Experimental Example 4 Cell Growth Promotion Test HaCaT cells were seeded in a 96-well plate at 5,000 cells per well in a DMEM culture solution containing 0.1% FBS, and after adding each sample, conditions of 37 ° C., 5% CO ₂ The cells were cultured for 3 days. The number of cells was measured by the MTT method. That is, after completion of the culture, the culture medium is removed, the medium is replaced with DMEM in which MTT is dissolved at a concentration of 500 μg / mL, the cells are cultured for 2 hours, cells are dissolved in 150 μL of DMEM, and a microplate reader is used. The absorbance at 590 and 650 nm was measured. The number of cells was calculated by subtracting the absorbance value at 650 nm from the absorbance value at 590 nm, and was shown as a conversion value with the cell group to which no sample was added (unadded cell group) as 100%.

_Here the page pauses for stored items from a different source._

diff --git a/cairo_amd/csrc/kernels.h b/cairo_amd/csrc/kernels.h
--- a/cairo_amd/csrc/kernels.h
+++ b/cairo_amd/csrc/kernels.h
@@ -79,7 +79,7 @@
 #ifndef CAIRO_ACCT
 #define CAIRO_ACCT 0
 #endif
-constexpr int kAcctShards = 64, kAcctWords = 53;
+constexpr int kAcctShards = 64, kAcctWords = 66;
 struct Acct {
   static constexpr int kCoderTasks = 0, kCoderTotal = 1, kCoderGroupWait = 2, kCoderWindow = 3, kCoderSearch = 4,
                        kCoderInter = 5, kCoderDequeue = 6, kCoderMBs = 7;
@@ -97,6 +97,10 @@
   static constexpr int kCoderXformCopy = 44, kCoderCopyMBs = 45, kCoderXformCoded = 46, kCoderCodedMBs = 47;
   static constexpr int kHelperCarry = 48, kCarryBytes = 49;
   static constexpr int kCoderProFresh = 50, kCoderProRecords = 51, kHelperGroupStart = 52;
+  static constexpr int kStartOlderSearched = 53, kStartRef1Searched = 54, kStartOlderIdle = 55, kStartRef1Idle = 56,
+                       kOlderSearched = 57, kOlderIdle = 58, kRef1Idle = 59;
+  static constexpr int kFlagSet = 60, kFallbackPolls = 61, kFallbackFull = 62, kLvl2Runs = 63;
+  static constexpr int kIdleGroups = 64, kIdleGroupTime = 65;
 };
 
 #ifndef CAIRO_MAX_BATCH
diff --git a/cairo_amd/csrc/kernels.hip b/cairo_amd/csrc/kernels.hip
--- a/cairo_amd/csrc/kernels.hip
+++ b/cairo_amd/csrc/kernels.hip
@@ -119,6 +119,13 @@
   if (CAIRO_ACCT && acct && threadIdx.x == 0)
     __hip_atomic_fetch_add(&acct[(blockIdx.x & (kAcctShards - 1)) * kAcctWords + k], v, __ATOMIC_RELAXED,
                            __HIP_MEMORY_SCOPE_AGENT);
+}
+
+#ifndef CAIRO_ACCT_START
+#define CAIRO_ACCT_START CAIRO_ACCT
+#endif
+__device__ __forceinline__ void acct_start(uint64_t* acct, int k, uint64_t v) {
+  if (CAIRO_ACCT_START) acct_add(acct, k, v);
 }
 
 #ifndef CAIRO_ASM_MARKS
@@ -742,9 +749,14 @@
 __device__ __forceinline__ void deblock_chunk(FA& a, int r, DbLds& D, DbState& st, bool known_ready = false);
 __device__ __forceinline__ bool deblock_pending(FA& a, const DbState& st);
 
+__device__ __forceinline__ int inter_need_cols(FA& a, int g, int level) {
+  return min(64 * g + (level == 1 ? 80 : 96), a.wa);
+}
+
 template <bool kDeblock = true>
 __device__ __forceinline__ void helper_wait(FA& a, int back, int r, int rr, int need, DbLds& D, DbState& st,
-                                            int* flag) {
+                                            int* flag, int* full2 = nullptr, bool want_full = false,
+                                            int g = 0) {
   volatile int* vflag = flag;
   const uint64_t* pp = back == 1 ? a.prev_progress : a.prev2_progress;
   uint64_t t0 = 0;
@@ -754,12 +766,22 @@
     int d = 0;
     if (threadIdx.x == 0) {
       const uint64_t pv = pp ? progress_peer(a.sys, pp + rr) : ~0ull;
+      uint64_t w3 = ~0ull, w2 = ~0ull;
+      if (want_full && pp) {
+        w3 = progress_peer(a.sys, pp + min(r + 3, a.hmb - 1));
+        w2 = progress_peer(a.sys, pp + min(r + 2, a.hmb - 1));
+      }
       const bool dbr = kDeblock && deblock_pending(a, st) && deblock_chunk_ready(a, r, st);
       if (a.inject && r == min(1, a.hmb - 1)) {
         report_timeout(a, kWaitInjected, r, need, rr | (back << 16), pv);
         d = 1;
+        if (want_full) *full2 = 0;
       } else if (pv >= tagged(a.epoch - back, need)) {
         d = 1;
+        if (want_full) {
+          const uint64_t want = tagged(a.epoch - back, inter_need_cols(a, g, 2));
+          *full2 = (w3 >= want) & (w2 >= want);
+        }
       } else if (dbr) {
         d = 2;
       } else {
@@ -772,6 +794,7 @@
           report_timeout(a, kWaitPrevProgress, r, need, rr | (back << 16), pv);
           d = 1;
         }
+        if (d && want_full) *full2 = 0;
       }
     }
     d = wg_broadcast(vflag, d);
@@ -797,6 +820,8 @@
   int lvl2[6][4];
   alignas(16) int16_t src[4][384];
   int zsad[kMaxRing][4], zmad[kMaxRing][4];
+  int zneed[kMaxRing][4];
+  int wfull[2];
 };
 
 __device__ __forceinline__ void group_source(FA& a, int r, int g, InterLds& L) {
@@ -849,24 +874,29 @@
 __device__ __forceinline__ void zero_mv_older(FA& a, int r, int g, InterLds& L) {
   const int wave = threadIdx.x >> 6, x = 4 * g + wave;
   acct_add(a.acct, Acct::kZeroMvBytes, 768ull * (a.nref - 1) * (uint64_t)min(4, a.wmb - 4 * g));
-  if (x >= a.wmb) return;
-  const int px = x * kMB, py = r * kMB;
-  const Px6 src = src_px_lds(L, wave);
-  Px6 ref[kMaxRing - 1];
-#pragma unroll
-  for (int off = 2; off < kMaxRing; off++)
-    if (off <= a.nref) ref[off - 1] = px_from_planes(RECON_AT(a, off), a.wa, px, py);
-#pragma unroll
-  for (int off = 2; off < kMaxRing; off++) {
-    if (off > a.nref) break;
-    int sad, mad;
-    sad_mad(src, ref[off - 1], sad, mad);
-    if ((threadIdx.x & 63) == 0) L.zsad[off][wave] = sad, L.zmad[off][wave] = mad;
-  }
-}
-
-__device__ __forceinline__ int inter_need_cols(FA& a, int g, int level) {
-  return min(64 * g + (level == 1 ? 80 : 96), a.wa);
+  if (x < a.wmb) {
+    const int px = x * kMB, py = r * kMB;
+    const int thr = (a.quality >> 2) + 1;
+    const Px6 src = src_px_lds(L, wave);
+    Px6 ref[kMaxRing - 1];
+#pragma unroll
+    for (int off = 2; off < kMaxRing; off++)
+      if (off <= a.nref) ref[off - 1] = px_from_planes(RECON_AT(a, off), a.wa, px, py);
+#pragma unroll
+    for (int off = 2; off < kMaxRing; off++) {
+      if (off > a.nref) break;
+      int sad, mad;
+      sad_mad(src, ref[off - 1], sad, mad);
+      if ((threadIdx.x & 63) == 0) {
+        L.zsad[off][wave] = sad, L.zmad[off][wave] = mad;
+        L.zneed[off][wave] = mad >= thr && !(CAIRO_ATTR_SKIP & 8);
+      }
+    }
+  } else if ((threadIdx.x & 63) == 0) {
+#pragma unroll
+    for (int off = 2; off < kMaxRing; off++) L.zneed[off][wave] = 0;
+  }
+  __syncthreads();
 }
 
 #ifndef CAIRO_CODER_CARRY
@@ -875,6 +905,8 @@
 
 typedef uint32_t u32x4 __attribute__((ext_vector_type(4)));
 typedef __attribute__((address_space(1))) u32x4 gbl_u32x4;
+typedef uint32_t u32x2 __attribute__((ext_vector_type(2)));
+typedef u32x2 u32x2_u __attribute__((aligned(2)));
 __device__ __forceinline__ void store16_through(bool sys, int16_t* p, u32x4 v) {
   if (sys)
     asm volatile("global_store_dwordx4 %0, %1, off sc0 sc1" ::"v"(p), "v"(v) : "memory");
@@ -882,30 +914,30 @@
     asm volatile("global_store_dwordx4 %0, %1, off sc1" ::"v"(p), "v"(v) : "memory");
 }
 
-__device__ __forceinline__ bool carry_group(FA& a, int r, int g) {
-  if (CAIRO_CODER_CARRY) return false;
-  const PlaneSet dst = planes(a.coef), src = planes(a.coef_prev);
-  if (dst.y == src.y) return false;
-  const uint64_t t0 = acct_now();
+__device__ __forceinline__ bool carry_wanted(FA& a) {
+  return !CAIRO_CODER_CARRY && planes(a.coef).y != planes(a.coef_prev).y;
+}
+__device__ __forceinline__ ptrdiff_t carry_chunk(FA& a, int r, int g, int& pl) {
   const int t = threadIdx.x;
-  int pl, row, x, col;
+  int row, x, col;
   if (t < 128) {
     pl = 0, row = r * kMB + (t >> 3), x = 4 * g + ((t & 7) >> 1), col = 4 * g * kMB + 8 * (t & 7);
   } else {
     const int k = t - 128;
     pl = 1 + (k >> 5), row = r * (kMB / 2) + ((k & 31) >> 2), x = 4 * g + (k & 3), col = x * (kMB / 2);
   }
-  if (t < 192 && x < a.wmb) {
-    const size_t off = (size_t)row * (pl ? a.wa >> 1 : a.wa) + col;
-    const u32x4 v = *(const gbl_u32x4*)(pick(src, pl) + off);
-    store16_through(a.sys, pick(dst, pl) + off, v);
-  }
-  acct_add(a.acct, Acct::kHelperCarry, acct_now() - t0);
-  acct_add(a.acct, Acct::kCarryBytes, 768ull * (uint64_t)min(4, a.wmb - 4 * g));
-  return true;
-}
-
-__device__ __forceinline__ void inter_task(FA& a0, int r, int g, int off, InterLds& L, DbLds& D, DbState& st,
+  if (t >= 192 || x >= a.wmb) return -1;
+  return (ptrdiff_t)((size_t)row * (pl ? a.wa >> 1 : a.wa) + col);
+}
+__device__ __forceinline__ u32x4 carry_load(FA& a, int pl, ptrdiff_t off) {
+  return *(const gbl_u32x4*)(pick(planes(a.coef_prev), pl) + off);
+}
+__device__ __forceinline__ void carry_store(FA& a, int pl, ptrdiff_t off, u32x4 v) {
+  store16_through(a.sys, pick(planes(a.coef), pl) + off, v);
+}
+
+template <bool kRef1>
+__device__ __forceinline__ bool inter_task(FA& a0, int r, int g, int off, InterLds& L, DbLds& D, DbState& st,
                                            int* flag, uint64_t* is, bool carried = false) {
   FA& a = *opaque_view(&a0);
   ASM_MARK("group_start begin");
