__host__ __device__ constexpr int hu_est_waves(int spt, int occ) {
	const int w = spt <= 2 ? 8 : spt <= 4 ? 5 : spt <= 6 ? 4 : spt <= 8 ? 3 : 2;
	return occ > w ? occ : w;
}
template<int SPT, int NW, int OCC = 1, bool DBG = false>
__global__ __launch_bounds__(64 * NW, hu_est_waves(SPT, OCC)) void k_estimate_prod(HuDbDev db, HuModelDev mdl, const int8_t* __restrict__ codes,
		const int32_t* __restrict__ rstart, const int32_t* __restrict__ rend, const uint32_t* __restrict__ parDN,
		const int32_t* __restrict__ seedCnt, const int32_t* __restrict__ seedId, const uint32_t* __restrict__ seedDN,
		int weighted, HuEstOut* __restrict__ out, const uint32_t* __restrict__ order, int xmap = 0, long long* __restrict__ dbg = nullptr) {
	constexpr int THREADS = 64 * NW;
	long long tk[4] = {0, 0, 0, 0}, t0 = 0, tl = 0;
	auto stamp = [&](int i) { if(DBG) { const long long t = (long long) __builtin_amdgcn_s_memtime(); tk[i] += t - tl; tl = t; } };
	if(DBG) { t0 = tl = (long long) __builtin_amdgcn_s_memtime(); }
	__shared__ double redd[2 * NW];
	__shared__ int redi[2 * NW];
	__shared__ __attribute__((aligned(16))) double Qtab[24];
	__shared__ __attribute__((aligned(16))) double pro[12];
	__shared__ __attribute__((aligned(16))) double mtab[36];
	const uint32_t slot = order ? order[hu_xcd_pos(blockIdx.x, gridDim.x, xmap)] : blockIdx.x;
	const int read = slot / HU_MAX_SEEDS, s = slot % HU_MAX_SEEDS, tid = threadIdx.x, lane = tid & 63;
	const int wave = __builtin_amdgcn_readfirstlane(tid >> 6);
	const bool builder = wave == (int)(blockIdx.x % NW);
	if(s >= seedCnt[read] || hu_skip_width(db, rend[read] - rstart[read] + 1)) return;
	const int un = seedId[(size_t) read * HU_MAX_SEEDS + s];
	double ratio = 0;
	if(builder) {
		static_assert(offsetof(HuModelDev, U) == offsetof(HuModelDev, pi) + 64 && offsetof(HuModelDev, U1) == offsetof(HuModelDev, pi) + 192, "pi, logpi, U, U1 in a row");
		const double* __restrict__ mp = reinterpret_cast<const double*>(reinterpret_cast<const char*>(&mdl) + offsetof(HuModelDev, pi));
		const int l36 = lane < 36 ? lane : 0;
		const double mc = mp[l36 < 4 ? l36 : l36 + 4];
		const uint32_t dn = seedDN[(size_t) read * HU_MAX_SEEDS + s];
		const uint32_t pv = parDN[(size_t) read * HU_MAX_SEEDS + s];
		const double cDist = (double)(dn >> 16) / (double)(dn & 0xffffu);
		const double pDist = (double)(pv >> 16) / (double)(pv & 0xffffu);
		ratio = cDist / (cDist + pDist);
		if(isnan(ratio)) ratio = 0.5;
		ratio = __hiloint2double(__builtin_amdgcn_readfirstlane(__double2hiint(ratio)), __builtin_amdgcn_readfirstlane(__double2loint(ratio)));
		const double w0 = db.blen[un];
		const double wur = w0 * ratio, wvr = w0 - wur;
		const int l6 = lane < 6 ? lane : 0, m3 = l6 % 3;
		const double e = exp((m3 == 0 ? mdl.lam[1] : m3 == 1 ? mdl.lam[2] : mdl.lam[3]) * (l6 < 3 ? wur : wvr));
		if(lane < 6) pro[lane] = e;
		if(weighted) {
			double piw[4];
			{ double mx = max4d(mdl.logpi), sm; for(int i = 0; i < 4; ++i) piw[i] = exp(mdl.logpi[i] - mx); sm = (piw[0] + piw[2]) + (piw[1] + piw[3]); for(int i = 0; i < 4; ++i) piw[i] /= sm; }
			if(lane < 4) pro[8 + lane] = sel4(piw, lane);
		}
		if(lane < 36) mtab[lane] = mc;
	}
	const int start = rstart[read], end = rend[read], n = end - start + 1;
	const int8_t* __restrict__ cd = codes + (size_t) read * db.csLen + start;
	const int64_t sOff = (int64_t) un * db.winLen + (start - db.winStart);
	const int piMax = argmax4d(mdl.logpi);
	double z[SPT][4]; unsigned long long bop = 0; int ksum = 0;
	double Eu[3], Ev[3];
	double aU[SPT][4], aV[SPT][4];
	const double* __restrict__ Ub = db.up + sOff * 4; const double* __restrict__ Vb = db.down + sOff * 4;
	const int32_t* __restrict__ upKb = db.upK + sOff; const int32_t* __restrict__ downKb = db.downK + sOff;
	auto inr = [&](int t) { return tid < n - THREADS * t; };
	stamp(0);
	{
		int kU[SPT], kV[SPT];
#pragma unroll
		for(int t = 0; t < SPT; ++t) {
			const int jj = inr(t) ? tid + THREADS * t : 0;
			kU[t] = upKb[(size_t) jj]; kV[t] = downKb[(size_t) jj];
		}
		__builtin_amdgcn_sched_barrier(0);
#pragma unroll
		for(int t = 0; t < SPT; ++t) {
			const int jj = inr(t) ? tid + THREADS * t : 0;
			load4(Ub + (size_t) jj * 4, aU[t]); load4(Vb + (size_t) jj * 4, aV[t]);
			const int b = cd[jj];
			bop |= (unsigned long long)(b >= 0 ? b : 4) << (3 * t);
		}
		__builtin_amdgcn_sched_barrier(0);
		lds_barrier();
		{
			const double e = pro[lane < 6 ? lane : 0];
			const int lo = __double2loint(e), hi = __double2hiint(e);
#pragma unroll
			for(int k = 0; k < 3; ++k) {
				Eu[k] = __hiloint2double(__builtin_amdgcn_readlane(hi, k), __builtin_amdgcn_readlane(lo, k));
				Ev[k] = __hiloint2double(__builtin_amdgcn_readlane(hi, 3 + k), __builtin_amdgcn_readlane(lo, 3 + k));
			}
		}
#pragma unroll
		for(int t = 0; t < SPT; ++t) {
			asm volatile("" : "+v"(kU[t]), "+v"(kV[t]));
			ksum += inr(t) ? kU[t] + kV[t] : 0;
		}
	}
	if(DBG) { double x = 0; for(int t = 0; t < SPT; ++t) x += aU[t][0] + aV[t][0]; if(x == 1.2345e-300 || bop == ~0ull) tk[2] = 1; }
	stamp(1);
	{
#pragma unroll
		for(int t = 0; t < SPT; ++t) {
			const double su1 = Eu[0] * aU[t][1], su2 = Eu[1] * aU[t][2], su3 = Eu[2] * aU[t][3];
			const double sv1 = Ev[0] * aV[t][1], sv2 = Ev[1] * aV[t][2], sv3 = Ev[2] * aV[t][3];
#pragma unroll
			for(int i = 0; i < 4; ++i) {
				const double cu = fmax(fma(mdl.U[i*4+3], su3, fma(mdl.U[i*4+2], su2, fma(mdl.U[i*4+1], su1, aU[t][0]))), 0.0);
				const double cv = fmax(fma(mdl.U[i*4+3], sv3, fma(mdl.U[i*4+2], sv2, fma(mdl.U[i*4+1], sv1, aV[t][0]))), 0.0);
				z[t][i] = cu * cv;
			}
		}
	}
	double wnr = 0;
	if(!weighted) {
		int nd = 0;
#pragma unroll
		for(int t = 0; t < SPT; ++t) {
			const int bi = (int)((bop >> (3 * t)) & 7u);
			const int b1 = argmax4_tied_lin(z[t]), b2 = bi < 4 ? bi : piMax;
			nd += __popcll(__ballot(inr(t) && b1 != b2));
		}
		if(lane == 0) redi[wave] = nd;
		lds_barrier();
		if(builder) {
			int tot = redi[0];
#pragma unroll
			for(int w = 1; w < NW; ++w) tot += redi[w];
			wnr = (double) tot / (double) n;
		}
	}
	else {
		const double piwGap = pro[8 + piMax];
		double dsum = 0, nsum = 0;
#pragma unroll
		for(int t = 0; t < SPT; ++t) {
			if(!inr(t)) continue;
			const int bi = (int)((bop >> (3 * t)) & 7u);
			const int b1 = argmax4_tied_lin(z[t]), b2 = bi < 4 ? bi : piMax;
			const double w1 = sel4(z[t], b1) / ((z[t][0] + z[t][2]) + (z[t][1] + z[t][3]));
			const double w2 = bi < 4 ? 1.0 : piwGap;
			if(b1 != b2) dsum += w1 * w2;
			nsum += w1 * w2;
		}
		dsum = wave_sum(dsum); nsum = wave_sum(nsum);
		if(lane == 0) { redd[wave] = dsum; redd[NW + wave] = nsum; }
		lds_barrier();
		if(builder) {
			double a = redd[0], c = redd[NW];
#pragma unroll
			for(int w = 1; w < NW; ++w) { a += redd[w]; c += redd[NW + w]; }
			wnr = a / c;
		}
	}
	double* Q = Qtab;
	if(builder) {
		if(lane < 3) Q[1 + lane] = exp((lane == 0 ? mdl.lam[1] : lane == 1 ? mdl.lam[2] : mdl.lam[3]) * wnr);
		lds_wave_sync();
		if(lane < 20) {
			const int b = lane >> 2, i = lane & 3;
			const double* mU = mtab + 4 + i * 4, * mU1 = mtab + 20 + (b & 3);
			const double pii = mtab[i];
			double c;
			if(wnr == 0) c = b < 4 ? (i == b ? 1.0 : 0.0) : pii;
			else {
				double a0, a1, a2, a3;
				if(b < 4) { a0 = mU1[0]; a1 = mU1[4]; a2 = mU1[8]; a3 = mU1[12]; }
				else {
					a0 = (mdl.U1[0] * mdl.pi[0] + mdl.U1[1] * mdl.pi[1]) + (mdl.U1[2] * mdl.pi[2] + mdl.U1[3] * mdl.pi[3]);
					a1 = (mdl.U1[4] * mdl.pi[0] + mdl.U1[5] * mdl.pi[1]) + (mdl.U1[6] * mdl.pi[2] + mdl.U1[7] * mdl.pi[3]);
					a2 = (mdl.U1[8] * mdl.pi[0] + mdl.U1[9] * mdl.pi[1]) + (mdl.U1[10] * mdl.pi[2] + mdl.U1[11] * mdl.pi[3]);
					a3 = (mdl.U1[12] * mdl.pi[0] + mdl.U1[13] * mdl.pi[1]) + (mdl.U1[14] * mdl.pi[2] + mdl.U1[15] * mdl.pi[3]);
				}
				const double Ui1 = mU[1], Ui2 = mU[2], Ui3 = mU[3];
				c = fmax(fma(Ui3, Q[3] * a3, fma(Ui2, Q[2] * a2, fma(Ui1, Q[1] * a1, a0))), 0.0);
			}
			Q[4 + b * 4 + i] = pii * c;
		}
	}
	lds_barrier();
	double mant = 1.0; int esum = ksum;
#pragma unroll
	for(int t = 0; t < SPT; ++t) {
		const double* q = Q + 4 + ((bop >> (3 * t)) & 7u) * 4;
		double x = fmax(fma(q[3], z[t][3], fma(q[2], z[t][2], fma(q[1], z[t][1], q[0] * z[t][0]))), 0.0);
		if(!inr(t)) x = 1.0;
		mant *= __builtin_amdgcn_frexp_mant(x);
		esum += x == 0.0 ? 0 : __builtin_amdgcn_frexp_exp(x);
	}
	esum += __builtin_amdgcn_frexp_exp(mant); mant = __builtin_amdgcn_frexp_mant(mant);
	mant = wave_prod(mant);
	esum = wave_sum_i32(esum);
	if(lane == 0) { redd[wave] = mant; redi[NW + wave] = esum; }
	lds_barrier();
	if(builder && lane == 0) {
		double m = redd[0]; long long e = redi[NW];
#pragma unroll
		for(int w = 1; w < NW; ++w) { m *= redd[w]; e += redi[NW + w]; }
		HuEstOut o; o.ratio = ratio; o.wnr = wnr; o.loglik = log(m) + (double) e * HU_LN2;
		out[(size_t) read * HU_MAX_SEEDS + s] = o;
	}
	if(DBG) {
		stamp(2);
		if(builder && lane == 0) { tk[3] = tl - t0; for(int i = 0; i < 4; ++i) dbg[(size_t) blockIdx.x * 4 + i] = tk[i]; }
	}
}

The results of these experiments are shown in Table 4. As a result, the 50% ethanol extract of Ryukyu rose strawberry of the present invention showed an excellent cell growth promoting action. Moreover, the effect was recognized also about the other extract.

Experiment 5 Use test 1
Using the skin lotion of Formulation Example 1 and the conventional skin lotion of Comparative Example 1, a use test for 1 month was conducted on 10 women (23 to 50 years old) who suffer from spots and freckles. After use, the effect of improving spots and freckles was judged by a questionnaire.

  As a result, the external preparation for skin containing the extract of the present invention showed an excellent effect of improving spots and freckles. During the test period, there was no skin problem and there was no problem with safety. There was also no problem with the deterioration of the prescription ingredients.

  From the above, the extract of Ryukyu rose strawberry of the present invention had excellent active oxygen scavenging action, MMP production inhibitory action, melanin production inhibitory action and cell growth promoting action, and was also excellent in stability. Therefore, the extract of Ryukyu rose strawberry of the present invention can be used not only in the beauty field such as skin aging and whitening, but also in the medical field such as suppression of functional deterioration due to aging, prevention of cancer, treatment and wound healing, Expected to be applied to food, cosmetics, quasi-drugs and pharmaceuticals.

Claims (1)

A melanin production inhibitor comprising an extract of Ryukyu rose strawberry.